The ATO said the decision "does not disturb [its] view that, depending on the relevant facts and circumstances, Part IVA may apply to 'debt push-down' schemes".

"While the Court found that Part IVA did not apply, that conclusion was reached against the background of important findings of fact on a variety of issues," it said.

The ATO also said the court had confirmed that whether or not it pursues a transfer pricing case in a particular matter, the ATO is not precluded, where appropriate, from making submissions about an interest rate being excessive as part of a case under Part IVA.

"This is because the excessiveness of an interest rate can be a factor that falls into the consideration when assessing purpose under section 177D," the Tax Office said.

The Tax Office said that for future matters, it will consider on a case-by-case basis whether to pursue either, or both, a transfer pricing case and Part IVA case in challenging a debt push-down scheme.

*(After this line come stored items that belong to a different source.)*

template <typename ID, typename ELEM, int RINGS, int C, int ROUND, bool EXPAND, bool CANON, int K = 0, int THREADS = SC_THREADS, bool RAGGED = false>
__global__ void __launch_bounds__(THREADS, 4)
scatter_bases_kernel(const uint8_t *__restrict__ bases, uint64_t nbytes, uint32_t tile0, uint32_t ntiles, int k,
                     int ring_shift ,
                     int ring_bits , int sub_log2 ,
                     ScOut out_arg, unsigned long long *__restrict__ table, DevCounters *ctr, RecStarts rs)
{
    constexpr int NID = 16;
    if ((batch_uniform_len(ctr) == 0u) != RAGGED) return;
    if (RAGGED && ctr->bad_layout) return;
    constexpr int TILE_CHUNKS = THREADS, TILE_STRIDE = THREADS - 1, TILE_POS = TILE_STRIDE * 16;
    using Tile = ScTile<EXPAND, TILE_CHUNKS>;
    if (K == 17 && !ElemFmt<ELEM>::HI) { k = 17; ring_shift = SC_LO_BITS_TWO_LEVEL + 9; ring_bits = 9; sub_log2 = __builtin_ctz((unsigned)RINGS) - 9; }
    else
    if (K && !ElemFmt<ELEM>::HI) { k = K; ring_shift = SC_LO_BITS_ONE_LEVEL; ring_bits = 2 * K - (int)(8 * sizeof(typename ElemFmt<ELEM>::lo_t) - (K <= 12 ? 1 : 0)); sub_log2 = __builtin_ctz((unsigned)RINGS) - ring_bits; }
    if (K && ElemFmt<ELEM>::HI) { k = K; ring_shift = SC_LO_BITS_TWO_LEVEL + 9; ring_bits = 2 * K - 24; sub_log2 = __builtin_ctz((unsigned)RINGS) - ring_bits; }
    const ScOut out = sc_out_of_workgroup(out_arg);
    const uint32_t G = out.grid;
    ntiles = sc_pin(ntiles);
    __shared__ Tile T[2];
    static_assert(sizeof(Tile) >= THREADS * sizeof(LineDesc), "a dead tile image holds the waves' line lists");
    __shared__ RingLds<ELEM, RINGS, C> R;
    const int j = threadIdx.x;
    for (int b = j; b < RINGS; b += THREADS) R.word[b] = 0;
    if (j == 0) { R.pg_count = 0; R.retry[0] = 0; R.retry[1] = 0; T[0].has_n[0] = 0; T[1].has_n[0] = 0; T[0].ncnt = 0; T[1].ncnt = 0; }
    if (j < SC_HOT) { R.hot_tag[j] = 0ull; R.hot_cnt[j] = 0; }
    if (EXPAND) __syncthreads();
    RingOwner own;
    static_assert(THREADS % RINGS == 0, "whole threads per ring");
    constexpr int OWN_STEP = THREADS / RINGS;
    const uint32_t my_ring = (j % OWN_STEP) == 0 ? (uint32_t)(j / OWN_STEP) : (uint32_t)RINGS;
    const uint32_t my_bucket = my_ring >> sub_log2;
    const uint32_t sub4 = ((uint32_t)j & ((1u << sub_log2) - 1u)) * 4u;
    const int ring_word_sh = sub_log2 + 2;
    const int canonical = CANON ? 1 : 0;
    const IdParams<ID> idp(k, canonical);
    const WinOr winor(k);
    const uint64_t idmask = (1ull << (2 * k)) - 1ull;
    const uint32_t kmask = (1u << k) - 1u;
    const ID keep = (ID)(((ID)1 << ring_shift) - 1);
    const bool owner_of_windows = j < TILE_STRIDE;
    const uint32_t ulen = batch_uniform_len(ctr);
    uint32_t x = 0, xstep = 0;
    if (ulen) {
        x = (uint32_t)((((uint64_t)tile0 + blockIdx.x) * (uint64_t)TILE_POS + 16ull * j) % ulen);
        xstep = (uint32_t)(((uint64_t)G * TILE_POS) % ulen);
    }
    unsigned long long extra = 0;
    uint32_t stat_tot = 0;
    uint32_t round = 0;
    int buf = sc_pin(0);
    SC_STAMP_INIT;
    SC_WG_CLOCK(0, 0);

    const uint32_t my_byte = 16u * (uint32_t)j;
    auto fetch_tile = [&](uint64_t tile_no) -> ScChunk {
        const uint64_t first = tile_no * (uint64_t)(TILE_STRIDE * 16);
        if (first + (uint64_t)(TILE_CHUNKS * 16) <= nbytes) {
            ScChunk c;
            c.v = load_once16(bases + first + my_byte);
            c.nexist = 0u;
            return c;
        }
        return sc_fetch(bases, nbytes, tile_no * TILE_STRIDE + (uint64_t)j);
    };
    ScChunk mine;
    mine.v = make_uint4(0, 0, 0, 0); mine.nexist = 0xFFFFu;
    if (blockIdx.x < ntiles) {
        mine = fetch_tile((uint64_t)tile0 + blockIdx.x);
        const uint32_t nb_ = sc_stage_chunk<EXPAND, true>(T[0], mine, j, true, ulen ? uniform_starts(x, ulen) : 0u, blockIdx.x + 1u,
                                                          (((uint64_t)tile0 + blockIdx.x) * TILE_STRIDE + (uint64_t)j) * 16ull, ctr, owner_of_windows);
        if (owner_of_windows) stat_tot += nb_;
        if (ulen) { x += xstep; if (x >= ulen) x -= ulen; }
        if (blockIdx.x + G < ntiles) mine = fetch_tile((uint64_t)tile0 + blockIdx.x + G);
    }
    __syncthreads();
    constexpr bool ragged = RAGGED;
    auto first_rec_of = [&](uint64_t tile_no) -> uint32_t {
        uint32_t idx = (uint32_t)((tile_no * (uint64_t)TILE_POS) >> FIRST_REC_SHIFT);
        asm volatile("" : "+v"(idx));
        return rs.first_rec[idx];
    };
    uint32_t first_next = 0;
    StartProbe probe, probe2;
    probe.r = 0; probe.off = ~0ull; probe.beyond = ~0ull;
    probe2 = probe;
    if (ragged && blockIdx.x < ntiles) {
        const uint64_t P0 = ((uint64_t)tile0 + blockIdx.x) * (uint64_t)TILE_POS;
        starts_apply<THREADS>(T[0], rs, P0, starts_fetch<THREADS>(rs, rs.first_rec[P0 >> FIRST_REC_SHIFT], j));
        if (blockIdx.x + G < ntiles) probe2 = starts_fetch<THREADS>(rs, rs.first_rec[(((uint64_t)tile0 + blockIdx.x + G) * (uint64_t)TILE_POS) >> FIRST_REC_SHIFT], j);
        if (blockIdx.x + 2 * G < ntiles) first_next = first_rec_of((uint64_t)tile0 + blockIdx.x + 2ull * G);
        __syncthreads();
    }

    auto ring_and_element = [&](ID id, uint32_t &woff_u, uint32_t &el_u) {
        const uint32_t ring = sizeof(ID) > 4 ? (uint32_t)((uint64_t)id >> ring_shift) & ((1u << ring_bits) - 1u)
                                             : __builtin_amdgcn_ubfe((uint32_t)id, (uint32_t)ring_shift, (uint32_t)ring_bits);
        woff_u = (ring << ring_word_sh) | sub4;
        el_u = bfi((uint32_t)keep, (uint32_t)id, (uint32_t)(id >> ring_bits));
    };

    for (uint32_t t = blockIdx.x; t < ntiles; t += G) {
        const uint64_t tile = (uint64_t)tile0 + t;
        const Hood h = sc_load_hood<CANON>(T[buf], j < TILE_STRIDE ? j : 0);
        const uint32_t bad16 = owner_of_windows ? windows_bad16(h, winor) : 0xFFFFu;
        uint32_t N32 = 0;
        if (EXPAND && owner_of_windows) N32 = (T[buf].nn[j] & 0xFFFFu) | (T[buf].nn[j + 1] << 16);
        const uint32_t ncnt = EXPAND ? T[buf].ncnt : 0u;
        const uint32_t kinv = (1u << 20) / (uint32_t)k + 1u;
        uint32_t np_first = 0;
        if (EXPAND) np_first = T[buf].npos[(((uint32_t)j * kinv) >> 20) & (SC_NPOS_MAX - 1u)];
        if (EXPAND && ncnt != 0u) {
            SC_STAMP(0);
            constexpr uint32_t PAGE_ELEMS = (uint32_t)ElemFmt<ELEM>::LINE_ELEMS * (uint32_t)ElemFmt<ELEM>::PAGE_LINES;
            using RL = RingLds<ELEM, RINGS, C>;
            const uint32_t tiles_left = (ntiles - t + G - 1u) / G;
            const uint32_t fills_max = ncnt <= SC_NPOS_MAX ? 8u * ncnt * (uint32_t)k : (uint32_t)THREADS * 8u;
            const uint32_t need = (uint32_t)(((uint64_t)tiles_left * TILE_POS + (uint64_t)fills_max + (uint64_t)RINGS * C + PAGE_ELEMS - 1u) / PAGE_ELEMS) + (uint32_t)RINGS + 2u;
            const bool room = R.pg_count + need <= out.wg_pages;
            auto place4 = [&](const ID (&fid)[4], uint32_t live) {
                uint32_t fw[4], fe[4], fg[4];
#pragma unroll
                for (int u = 0; u < 4; u++) {
                    ring_and_element(fid[u], fw[u], fe[u]);
                    fg[u] = RL::FULL_MASK;
                    if (room && ((live >> u) & 1u)) fg[u] = atomicAdd(reinterpret_cast<uint32_t *>(reinterpret_cast<char *>(R.word) + fw[u]), RL::INC);
                }
#pragma unroll
                for (int u = 0; u < 4; u++) {
                    if (!((live >> u) & 1u)) continue;
                    if ((fg[u] & RL::FULL_MASK) == 0u) { R.put(fw[u], fg[u], fe[u]); continue; }
                    __hip_atomic_fetch_add(&table[(uint64_t)fid[u]], 1ull, __ATOMIC_RELAXED, __HIP_MEMORY_SCOPE_AGENT);
                    extra += 1ull; ctr->table_dirty = 1;
                }
            };
            if (ncnt <= SC_NPOS_MAX) {
                const uint32_t npairs = ncnt * (uint32_t)k;
#pragma unroll 1
                for (uint32_t pr = (uint32_t)j; pr < npairs; pr += (uint32_t)THREADS) {
                    const uint32_t n = (pr * kinv) >> 20, w = pr - n * (uint32_t)k;
                    const int W = (int)(pr == (uint32_t)j ? np_first : (uint32_t)T[buf].npos[n]) - (int)w;
                    if (W < 0 || W >= TILE_POS) continue;
                    const int wc = W >> 4;
                    const uint32_t wi = (uint32_t)W & 15u;
                    const uint32_t m0 = T[buf].msk[wc], m1 = T[buf].msk[wc + 1];
                    const uint32_t f0w = T[buf].fwd[wc], f1w = T[buf].fwd[wc + 1];
                    const uint32_t Vw = (m0 & 0xFFFFu) | (m1 << 16), Sw = (m0 >> 16) | (m1 & 0xFFFF0000u);
                    const uint32_t Nw = (T[buf].nn[wc] & 0xFFFFu) | (T[buf].nn[wc + 1] << 16);
                    const uint32_t nwin = (Nw >> wi) & kmask;
                    const bool ok = ((Vw >> wi) & kmask) == nwin && (((Sw >> 1) >> wi) & (kmask >> 1)) == 0u && (nwin & ((1u << w) - 1u)) == 0u;
                    if (!ok) continue;
                    const uint64_t F = ((uint64_t)f0w << 32) | f1w;
                    if (__builtin_popcount(nwin) > 2) { expand_n_window(table, F, (int)wi, k, canonical, idmask, nwin, &extra, ctr); continue; }
                    if (sizeof(ID) == 4) {
                        const uint32_t km2 = 2u * (uint32_t)(k - 1), rest = nwin & (nwin - 1u);
                        const uint32_t s0 = km2 - 2u * (uint32_t)__builtin_ctz(nwin), s1 = rest ? km2 - 2u * (uint32_t)__builtin_ctz(rest) : s0;
                        const uint32_t top = wi ? __builtin_amdgcn_alignbit(f0w, f1w, 32u - 2u * wi) : f0w;
                        const uint32_t bf = (top >> (32 - 2 * k)) & ~(3u << s0) & ~(3u << s1);
                        const uint32_t br = CANON ? (rc_word(bf) >> (32 - 2 * k)) & ~(3u << (km2 - s0)) & ~(3u << (km2 - s1)) : 0u;
#pragma unroll 1
                        for (uint32_t g = 0; g < (rest ? 4u : 1u); g++) {
                            const uint32_t bfg = rest ? bf | (g << s1) : bf, brg = rest ? br | ((3u - g) << (km2 - s1)) : br;
                            ID fid[4];
#pragma unroll
                            for (uint32_t u = 0; u < 4u; u++) {
                                const uint32_t a = bfg | (u << s0), r = brg | ((3u - u) << (km2 - s0));
                                fid[u] = (ID)(CANON ? (a < r ? a : r) : a);
                            }
                            place4(fid, 0xFu);
                        }
                        continue;
                    }
                    const NWindow nw = nwindow_decode(F, (int)wi, k, idmask, nwin);
#pragma unroll 1
                    for (uint32_t f0 = 0; f0 < nw.nfill; f0 += 4u) {
                        ID fid[4];
// ... 15 lines not shown
            const uint32_t nonly = (N32 && bad16) ? windows_nonly16(h, N32, bad16, winor) : 0u;
            const uint32_t km2 = 2u * (uint32_t)(k - 1);
            ID nbf[2] = {0, 0}, nbr[2] = {0, 0};
            uint32_t nsh[2] = {0, 0}, pend2 = 0;
            if (__ballot(nonly != 0u)) {
                uint32_t one_n = 0, two_n = 0;
#pragma unroll 1
                for (uint32_t m = nonly; m; m &= m - 1u) {
                    const int i = __builtin_ctz(m);
                    const uint32_t nwin = (N32 >> i) & kmask, cnt = (uint32_t)__builtin_popcount(nwin);
                    if (cnt == 1u) one_n |= 1u << i;
                    else if (cnt == 2u) two_n |= 1u << i;
                    else expand_n_window(table, h.F(), i, k, canonical, idmask, nwin, &extra, ctr);
                }
                const uint32_t mine_n = (uint32_t)__builtin_popcount(one_n) + 4u * (uint32_t)__builtin_popcount(two_n);
                const uint32_t incl = wave_incl_scan(mine_n), tot = (uint32_t)__builtin_amdgcn_readlane((int)incl, 63);
                uint32_t sl = incl - mine_n;
                Q.n = tot < NQ_ENTRIES ? tot : NQ_ENTRIES;
#pragma unroll 1
                for (uint32_t m = one_n | two_n; m; m &= m - 1u) {
                    const uint32_t i = (uint32_t)__builtin_ctz(m), nwin = (N32 >> i) & kmask;
                    const uint32_t j0 = (uint32_t)__builtin_ctz(nwin), rest = nwin & (nwin - 1u);
                    const uint32_t e0 = lane | (i << 6) | (j0 << 10);
                    if (!rest) {
                        if (sl < NQ_ENTRIES) Q.at(sl) = e0; else to_vector(nwindow_decode(h.F(), (int)i, k, idmask, nwin));
                        sl++;
                    } else if (sl + 4u <= NQ_ENTRIES) {
                        const uint32_t e1 = e0 | ((uint32_t)__builtin_ctz(rest) << 15) | (1u << 22);
                        Q.at(sl) = e1; Q.at(sl + 1u) = e1 | (1u << 20); Q.at(sl + 2u) = e1 | (2u << 20); Q.at(sl + 3u) = e1 | (3u << 20);
                        sl += 4u;
                    } else {
                        to_vector(nwindow_decode(h.F(), (int)i, k, idmask, nwin));
                        for (uint32_t q = 0; q < 4u; q++) if (sl + q < NQ_ENTRIES) Q.at(sl + q) = 0xFFFFFFFFu;
                        sl += 4u;
                    }
                }
                __builtin_amdgcn_wave_barrier();
            }
            if (Q.n) {
#pragma unroll
                for (uint32_t q = 0; q < 2u; q++) {
                    const uint32_t ei = lane * 2u + q;
                    const uint32_t e = ei < Q.n ? Q.at(ei) : 0xFFFFFFFFu;
                    if (e != 0xFFFFFFFFu) {
                        const int c = wbase + (int)(e & 63u);
                        const uint32_t i = (e >> 6) & 15u, s0 = km2 - 2u * ((e >> 10) & 31u);
                        const uint64_t F = ((uint64_t)T[buf].fwd[c] << 32) | T[buf].fwd[c + 1];
                        ID bf = (ID)((F >> (64 - 2 * k - 2 * (int)i)) & idmask) & ~((ID)3 << s0);
                        if ((e >> 22) & 1u) { const uint32_t s1 = km2 - 2u * ((e >> 15) & 31u); bf = (bf & ~((ID)3 << s1)) | ((ID)((e >> 20) & 3u) << s1); }
                        nbf[q] = bf; nsh[q] = s0; pend2 |= 0xFu << (4u * q);
                        if (CANON) {
                            uint64_t y = __builtin_bitreverse64((uint64_t)bf);
                            y = ((y >> 1) & 0x5555555555555555ull) | ((y & 0x5555555555555555ull) << 1);
                            nbr[q] = (ID)((~y >> (64 - 2 * k)) & idmask) & ~((ID)3 << (km2 - s0));
                        }
                    }
                }
            }
            auto fill_id = [&](int u) -> ID {
                const ID f0 = (ID)(u & 3);
                ID id = nbf[u >> 2] | (f0 << nsh[u >> 2]);
                if (CANON) {
                    const ID r = nbr[u >> 2] | (((ID)3 - f0) << (km2 - nsh[u >> 2]));
                    id = id < r ? id : r;
                }
                return id;
            };
            if (pend2 & 0xFu) { const ID fid[4] = {fill_id(0), fill_id(1), fill_id(2), fill_id(3)}; place4(fid, pend2 & 0xFu); }
            if (pend2 >> 4)   { const ID fid[4] = {fill_id(4), fill_id(5), fill_id(6), fill_id(7)}; place4(fid, pend2 >> 4); }
            }
            SC_STAMP(5);
        }
        uint64_t same; uint32_t id0;
        const bool degenerate = wave_dominant(k < 16 ? h.f0 >> (32 - 2 * k) : h.f0, &same, &id0);
        uint32_t pend = ~bad16 & 0xFFFFu;
        if (degenerate) {
#pragma unroll 1
            for (int u = 0; u < NID; u++) {
                const ID idu = idp.id_any(h, u);
                const bool live = (pend >> u) & 1u;
                const uint64_t act = __ballot(live);
                if (!act) continue;
                const int first = __ffsll((unsigned long long)act) - 1;
                const uint32_t lo0 = (uint32_t)__builtin_amdgcn_readlane((int)(uint32_t)idu, first);
                const uint32_t hi0 = sizeof(ID) > 4 ? (uint32_t)__builtin_amdgcn_readlane((int)(uint32_t)((uint64_t)idu >> 32), first) : 0u;
                const bool same_id = live && (uint32_t)idu == lo0 && (sizeof(ID) > 4 ? (uint32_t)((uint64_t)idu >> 32) == hi0 : true);
                const uint64_t grp = __ballot(same_id);
                if (__popcll(grp) >= 16 && same_id) {
                    pend &= ~(1u << u);
                    if (lane_rank_in(grp) == 0) {
                        const uint32_t n = (uint32_t)__popcll(grp);
                        const unsigned long long want = (1ull << 40) | (unsigned long long)idu;
                        const uint32_t hs = ((uint32_t)idu * 2654435761u) >> (32 - 6);
                        const unsigned long long old = atomicCAS(&R.hot_tag[hs], 0ull, want);
                        if (old == 0ull || old == want) atomicAdd(&R.hot_cnt[hs], n);
                        else hot_add(table, ctr, (unsigned long long)idu, (unsigned long long)n);
                        extra += (unsigned long long)n;
                    }
                }
            }
        }
        uint32_t r2lo = 0, r2hi = 0;
        if (CANON && sizeof(ID) == 4) {
            const uint64_t r2 = h.R() << (2 * (16 - k));
            r2lo = (uint32_t)r2; r2hi = (uint32_t)(r2 >> 32);
        }
        auto make = [&](int u, uint32_t &woff_u, uint32_t &el_u) {
            ID id;
            if (CANON && sizeof(ID) == 4) {
                const uint32_t wf = u == 0 ? h.f0 : __builtin_amdgcn_alignbit(h.f0, h.f1, 32 - 2 * u);
                const uint32_t wr = u == 0 ? r2lo : __builtin_amdgcn_alignbit(r2hi, r2lo, 2 * u);
                id = (ID)((wf < wr ? wf : wr) >> (32 - 2 * k));
            } else {
                id = idp.id(h, u);
            }
            ring_and_element(id, woff_u, el_u);
        };
        SC_STAMP(0);
        rings_place<ELEM, RINGS, C, NID, ROUND>(R, out, own, my_ring, my_bucket, ctr, reinterpret_cast<LineDesc *>(&T[buf]), make, pend, round, [&]() {
            if (t + G < ntiles) {
                const uint32_t nb_ = sc_stage_chunk<EXPAND, true>(T[buf ^ 1], mine, j, true, ulen ? uniform_starts(x, ulen) : 0u, t + G + 1u,
                                                                  ((tile + G) * TILE_STRIDE + (uint64_t)j) * 16ull, ctr, owner_of_windows);
                if (owner_of_windows) stat_tot += nb_;
                if (ulen) { x += xstep; if (x >= ulen) x -= ulen; }
                if (ragged) {
                    probe = probe2;
                    if (t + 2 * G < ntiles) {
                        probe2 = starts_fetch<THREADS>(rs, first_next, j);
                        if (t + 3 * G < ntiles) first_next = first_rec_of(tile + 3ull * G);
                    }
                }
                if (t + 2 * G < ntiles) mine = fetch_tile(tile + 2ull * G);
            }
        }, SC_STAMP_FN, [&]() {
            if (ragged && t + G < ntiles) starts_apply<THREADS>(T[buf ^ 1], rs, (tile + G) * (uint64_t)TILE_POS, probe);
            if (EXPAND && j == 0) T[buf].ncnt = 0u;
        });
        SC_STAMP(1);
        buf = sc_pin(buf ^ 1);
    }

    if (my_ring < (uint32_t)RINGS && !SC_ABLATE(8)) ring_drain(R, out, own, my_ring, my_bucket, ctr);
    if (j < SC_HOT && R.hot_tag[j])
        hot_add(table, ctr, R.hot_tag[j] & ((1ull << 40) - 1ull), (unsigned long long)R.hot_cnt[j]);
    SC_STAMP(5);
    SC_STAMP_END;
    SC_WG_CLOCK(0, 1);
    const unsigned long long we = wave_sum(extra), wb = wave_sum((unsigned long long)(stat_tot & 0xFFFFu)), wm = wave_sum((unsigned long long)(stat_tot >> 16));
    if ((j & 63) == 0) {
        if (we) __hip_atomic_fetch_add(&ctr->total_kmers, we, __ATOMIC_RELAXED, __HIP_MEMORY_SCOPE_AGENT);
        if (wb) __hip_atomic_fetch_add(&ctr->n_bad, wb, __ATOMIC_RELAXED, __HIP_MEMORY_SCOPE_AGENT);
        if (wm) __hip_atomic_fetch_add(&ctr->marks_seen, wm, __ATOMIC_RELAXED, __HIP_MEMORY_SCOPE_AGENT);
    }
}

"The considerations relevant to the application of the transfer pricing provisions in Subdivision 815-B of the Income Tax Assessment Act 1997 are economically-based and invite different considerations to the analysis demanded by Part IVA," it said.

The ATO also stated that it would be reviewing the impact of this decision on related advice or guidance, including Law Administration Practice Statement PS LA 2005/24 Application of General Anti-Avoidance Rules, which provides guidance to tax officers who are contemplating the application of Part IVA or other general anti-avoidance rules to an arrangement.